◆ **Materials provided**:
static int device_auto_split() {
  constexpr int kMaxDevices = 64;
  static std::atomic<int> resolved[kMaxDevices];
  int device = 0;
  if (cudaGetDevice(&device) != cudaSuccess || device < 0 || device >= kMaxDevices) {
    cudaGetLastError();
    return kAutoSplitCapped;
  }
  int s = resolved[device].load(std::memory_order_relaxed);
  if (s == 0) {
    s = auto_split_for_power(enforced_power_limit_mw(device)) + 1;
    resolved[device].store(s, std::memory_order_relaxed);
  }
  return s - 1;
}

static int grad_impl(int form, const float* X, int64_t ldx, const float* w, const float* mu, const float* sigma, int64_t row0, int64_t n_rows,
                     int64_t D, bool regen, uint64_t seed, uint64_t stream_id, const uint32_t* stream_off, float scale_mu, float scale_sigma, float* out_mu,
                     float* out_sigma, void* ws, size_t ws_bytes, void* stream, const GradPush* push = nullptr, int split = 0) {
  if (!w || !mu || !sigma || !ws || (!regen && !X) || (!push && (!out_mu || !out_sigma))) return EVOK_E_NULLPTR;
  if (form < EVOK_GRAD_SEPARABLE || form > EVOK_GRAD_MOMENTS) return EVOK_E_BADENUM;
  if (n_rows < 0 || D <= 0 || row0 < 0 || (!regen && ldx < D) || split < -1 || split > kSplitPeriod) return EVOK_E_BADSIZE;
  const bool sym = form == EVOK_GRAD_SYMMETRIC;
  if (sym && ((n_rows & 1) || (row0 & 1))) return EVOK_E_ODDROWS;
  if (ws_bytes < evok_grad_workspace_bytes(n_rows, D)) return EVOK_E_WORKSPACE;
  cudaStream_t st = (cudaStream_t)stream;
  const int64_t n_units = sym ? n_rows / 2 : n_rows;
  const bool vec_ok = regen ? true : ((D % 4 == 0) && (ldx % 4 == 0) && aligned16(X));
  const uint64_t unit0 = (uint64_t)(sym ? row0 / 2 : row0);
  GradPlan p = plan_grad(n_units, D, vec_ok);
  float* partial = (float*)ws;
  if (n_units == 0 && push) return launch_finalize(partial, 0, D, scale_mu, scale_sigma, nullptr, nullptr, push, st);
  if (n_units == 0) {
    cudaMemsetAsync(out_mu, 0, (size_t)D * 4, st);
    cudaMemsetAsync(out_sigma, 0, (size_t)D * 4, st);
    return 0;
  }
  const char* tma_env = getenv("EVOK_GRAD_TMA");
  const int use_tma = tma_env ? atoi(tma_env) : EVOK_GRAD_TMA_DEFAULT;
  if (use_tma && !regen && vec_ok && form != EVOK_GRAD_MOMENTS && D >= 512 && n_units >= 4096) {
    const int n_coltiles = (int)((D + kTmaCols - 1) / kTmaCols);
    int64_t chunks = (int64_t)kNumSMs * EVOK_GRAD_TMA_CTAS_PER_SM / n_coltiles;
    if (chunks < 1) chunks = 1;
    if (chunks > 65535) chunks = 65535;
    const int64_t upc = (n_units + chunks - 1) / chunks;
    const int n_chunks = (int)((n_units + upc - 1) / upc);
    dim3 grid(n_coltiles, n_chunks);
    const int rebuilt = split < 0 ? device_auto_split() : split;
    const PhiloxKey key = make_philox_key(seed, stream_id);
    auto kernel = sym ? grad_partial_tma_kernel<true> : grad_partial_tma_kernel<false>;
    cudaFuncSetAttribute(kernel, cudaFuncAttributeMaxDynamicSharedMemorySize, (int)kTmaSmemBytes);
    kernel<<<grid, kTmaThreads, kTmaSmemBytes, st>>>(form, X, ldx, w, mu, sigma, n_units, D, upc, rebuilt, unit0, key, stream_off, partial);
    EVOK_CHECK_LAUNCH();
    return launch_finalize(partial, n_chunks, D, scale_mu, scale_sigma, out_mu, out_sigma, push, st);
  }
  if (regen) {
    if (sym) launch_partial<4, true, true>(p, form, X, ldx, w, mu, sigma, n_units, D, unit0, seed, stream_id, stream_off, partial, st);
    else launch_partial<4, false, true>(p, form, X, ldx, w, mu, sigma, n_units, D, unit0, seed, stream_id, stream_off, partial, st);
  } else if (vec_ok) {
    if (sym) launch_partial<4, true, false>(p, form, X, ldx, w, mu, sigma, n_units, D, unit0, seed, stream_id, stream_off, partial, st);
    else launch_partial<4, false, false>(p, form, X, ldx, w, mu, sigma, n_units, D, unit0, seed, stream_id, stream_off, partial, st);
  } else {
    if (sym) launch_partial<1, true, false>(p, form, X, ldx, w, mu, sigma, n_units, D, unit0, seed, stream_id, stream_off, partial, st);
    else launch_partial<1, false, false>(p, form, X, ldx, w, mu, sigma, n_units, D, unit0, seed, stream_id, stream_off, partial, st);
  }
  EVOK_CHECK_LAUNCH();
  return launch_finalize(partial, p.n_chunks, D, scale_mu, scale_sigma, out_mu, out_sigma, push, st);
}

}

using namespace evok;

extern "C" EVOK_API size_t evok_grad_workspace_bytes(int64_t n_rows, int64_t D) {
  (void)n_rows;
  if (D <= 0) return 256;
  return ((size_t)kMaxResidentCtas * 1024 + 2 * (size_t)D + 64) * sizeof(float);
}

extern "C" EVOK_API int evok_grad(int form, const float* X, int64_t ldx, const float* w, const float* mu, const float* sigma, int64_t n_rows,
                         int64_t D, float scale_mu, float scale_sigma, float* out_mu, float* out_sigma, void* ws, size_t ws_bytes,
                         void* stream) {
  return grad_impl(form, X, ldx, w, mu, sigma, 0, n_rows, D, false, 0, 0, nullptr, scale_mu, scale_sigma, out_mu, out_sigma, ws, ws_bytes, stream);
}

extern "C" EVOK_API int evok_grad_regen(int form, const float* w, const float* mu, const float* sigma, int64_t row0, int64_t n_rows, int64_t D,
                               uint64_t seed, uint64_t stream_id, const uint32_t* stream_offset_dev, float scale_mu, float scale_sigma,
                               float* out_mu, float* out_sigma, void* ws, size_t ws_bytes, void* stream) {
  return grad_impl(form, nullptr, 0, w, mu, sigma, row0, n_rows, D, true, seed, stream_id, stream_offset_dev, scale_mu, scale_sigma, out_mu, out_sigma, ws,
                   ws_bytes, stream);
}

extern "C" EVOK_API int evok_grad_hybrid(int form, const float* X, int64_t ldx, const float* w, const float* mu, const float* sigma, int64_t row0,
                                         int64_t n_rows, int64_t D, uint64_t seed, uint64_t stream_id, const uint32_t* stream_offset_dev, int split,
                                         float scale_mu, float scale_sigma, float* out_mu, float* out_sigma, void* ws, size_t ws_bytes, void* stream) {
  return grad_impl(form, X, ldx, w, mu, sigma, row0, n_rows, D, false, seed, stream_id, stream_offset_dev, scale_mu, scale_sigma, out_mu, out_sigma, ws,
                   ws_bytes, stream, nullptr, split);
}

◆ **Aim of the exercise**:
Set down exactly the lines from the one that contains "EVOK_API size_t evok_grad_workspace_bytes(int64_t" to the final line above, both included, and nothing more.

◆ **Solved problem**:
extern "C" EVOK_API size_t evok_grad_workspace_bytes(int64_t n_rows, int64_t D) {
  (void)n_rows;
  if (D <= 0) return 256;
  return ((size_t)kMaxResidentCtas * 1024 + 2 * (size_t)D + 64) * sizeof(float);
}

extern "C" EVOK_API int evok_grad(int form, const float* X, int64_t ldx, const float* w, const float* mu, const float* sigma, int64_t n_rows,
                         int64_t D, float scale_mu, float scale_sigma, float* out_mu, float* out_sigma, void* ws, size_t ws_bytes,
                         void* stream) {
  return grad_impl(form, X, ldx, w, mu, sigma, 0, n_rows, D, false, 0, 0, nullptr, scale_mu, scale_sigma, out_mu, out_sigma, ws, ws_bytes, stream);
}

extern "C" EVOK_API int evok_grad_regen(int form, const float* w, const float* mu, const float* sigma, int64_t row0, int64_t n_rows, int64_t D,
                               uint64_t seed, uint64_t stream_id, const uint32_t* stream_offset_dev, float scale_mu, float scale_sigma,
                               float* out_mu, float* out_sigma, void* ws, size_t ws_bytes, void* stream) {
  return grad_impl(form, nullptr, 0, w, mu, sigma, row0, n_rows, D, true, seed, stream_id, stream_offset_dev, scale_mu, scale_sigma, out_mu, out_sigma, ws,
                   ws_bytes, stream);
}

extern "C" EVOK_API int evok_grad_hybrid(int form, const float* X, int64_t ldx, const float* w, const float* mu, const float* sigma, int64_t row0,
                                         int64_t n_rows, int64_t D, uint64_t seed, uint64_t stream_id, const uint32_t* stream_offset_dev, int split,
                                         float scale_mu, float scale_sigma, float* out_mu, float* out_sigma, void* ws, size_t ws_bytes, void* stream) {
  return grad_impl(form, X, ldx, w, mu, sigma, row0, n_rows, D, false, seed, stream_id, stream_offset_dev, scale_mu, scale_sigma, out_mu, out_sigma, ws,
                   ws_bytes, stream, nullptr, split);
}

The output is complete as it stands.